When asked about how they felt about their rivals, Iwata responded

 _"... rather than trying to identify a specific rival and to think about how
to fight against it, it is more important for our unique business to always
ask ourselves, and try to answer, such questions like "What does it mean to
make people interested in something?", "What is worth spending people's time
and energy on?", or "What do people find amusement in?" We would be glad if
you understand that, as the basis, we are not conscious of any certain
rivals."_

from here:
[http://www.nintendo.co.jp/ir/en/library/meeting/100629qa/02....](http://www.nintendo.co.jp/ir/en/library/meeting/100629qa/02.html)
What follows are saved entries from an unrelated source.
@@ -60,6 +68,54 @@
     const int nstrips = tiles_x * B;
     return bid < nstrips ? ((nstrips - 1 - bid) / nblk + 1) * tiles_y : 0;
 }
+
+struct FbWalk {
+    int tx, ty, b, strip;
+    __device__ __forceinline__ FbWalk(int tiles_x, int bid) : tx(bid % tiles_x), ty(0), b(bid / tiles_x), strip(bid) {}
+    __device__ __forceinline__ void next(int tiles_x, int tiles_y, int nblk) {
+        if (++ty == tiles_y) {
+            ty = 0;
+            strip += nblk;
+            tx = strip % tiles_x;
+            b = strip / tiles_x;
+        }
+    }
+};
+
+__device__ __forceinline__ bool fb_item(bool xkind, int lw, int i, int lp, unsigned& geo, int& slot) {
+    const bool head = xkind ? lw == 0 : lw != 0 && i == FB_NI - 1;
+    const int n = xkind ? (head ? i : 3 * lw - 3 + i) : (head ? lw - 1 : (lw == 0 ? i : 2 * lw + 1 + i));
+    const int px = (head ? 0 : FB_HEAD) + 16 * n + lp;
+    const bool valid = !head || px < FB_HEAD;
+    geo = valid ? (unsigned)((px / FB_HW) << 8 | (px % FB_HW)) : 0xffffffffu;
+    slot = valid ? px : FB_HPX + px - FB_HEAD;
+    return head;
+}
+template <int NX, bool STASH>
+__device__ __forceinline__ bool fb_copy(int c, int& src, int& dst) {
+    constexpr int NH = FB_HEAD * 4;
+    const int pc = c & 3;
+    if (c < NH) {
+        dst = (c >> 2) * FB_DL + pc * 8;
+        src = dst + FB_TH * FB_HW * FB_DL;
+        return true;
+    }
+    if (c < NH * (1 + NX)) {
+        const int a = (c - NH) / NH, r = (c - NH) % NH;
+        dst = FB_DYH + a * FB_XH + (r >> 2) * FB_XL + fb_xoff(pc * 8);
+        src = dst + FB_TH * FB_HW * FB_XL;
+        return true;
+    }
+    if (STASH && c < NH * (1 + NX) + FB_TW * 4) {
+        dst = FB_DYH + NX * FB_XH + ((c - NH * (1 + NX)) >> 2) * FB_SL + pc * 8;
+        src = dst + FB_TH * FB_TW * FB_SL;
+        return true;
+    }
+    src = dst = (FB_HSL - 1) * FB_DL;
+    return false;
+}
+template <int NX, bool STASH>
+constexpr int FB_NCP = (FB_HEAD * 4 * (1 + NX) + (STASH ? FB_TW * 4 : 0) + 255) / 256;
 
 __global__ __launch_bounds__(512) void k_bwd_fused32(const BwdArgs p) {
     __shared__ __attribute__((aligned(16))) __bf16 smem[2 * FB_BUF];
@@ -100,32 +156,46 @@
         const float4 s1 = *reinterpret_cast<const float4*>(p.psc + piece * 8 + 4);
         const float4 t0 = *reinterpret_cast<const float4*>(p.psh + piece * 8);
         const float4 t1 = *reinterpret_cast<const float4*>(p.psh + piece * 8 + 4);
-        unsigned geo[FB_NI];
-        int stash[FB_NI];
+        const int lw = __builtin_amdgcn_readfirstlane(ltid >> 6), lp = (lane >> 5) * 8 + (lane & 7);
+        const bool head_d = lw != 0, head_x = lw == 0;
+        unsigned gd[FB_NI], gx[FB_NI], need = 0, need_body = 0;
+        int od[FB_NI], ox[FB_NI], stash[FB_NI];
+        unsigned vd[FB_NI], vx[FB_NI];
 #pragma unroll
         for (int i = 0; i < FB_NI; ++i) {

I don't know whether this is scripted or not, but it was certainly a good
read.

------
asmosoinio
One page link:
[http://www.theregister.co.uk/2010/07/22/nokia_manifesto_risk...](http://www.theregister.co.uk/2010/07/22/nokia_manifesto_risku/print.html)

------
kmfrk
I may be the only one, but I would gladly pay $50 for a Nokia 3210 - at the
very least as a party or back-up phone. I think that it still holds up well
today, and if not, they could just improve the hardware and add a camera and
colour screen: "3210S"? I have actually tried finding and ordering a mint 3210
on eBay without any luck.

I don't see anyone beating Apple in the app phone market - maybe Google
themselves might fare adequately with a new Nexus and some Android tweaks. I
am not an Android person myself, but I am sure that others are.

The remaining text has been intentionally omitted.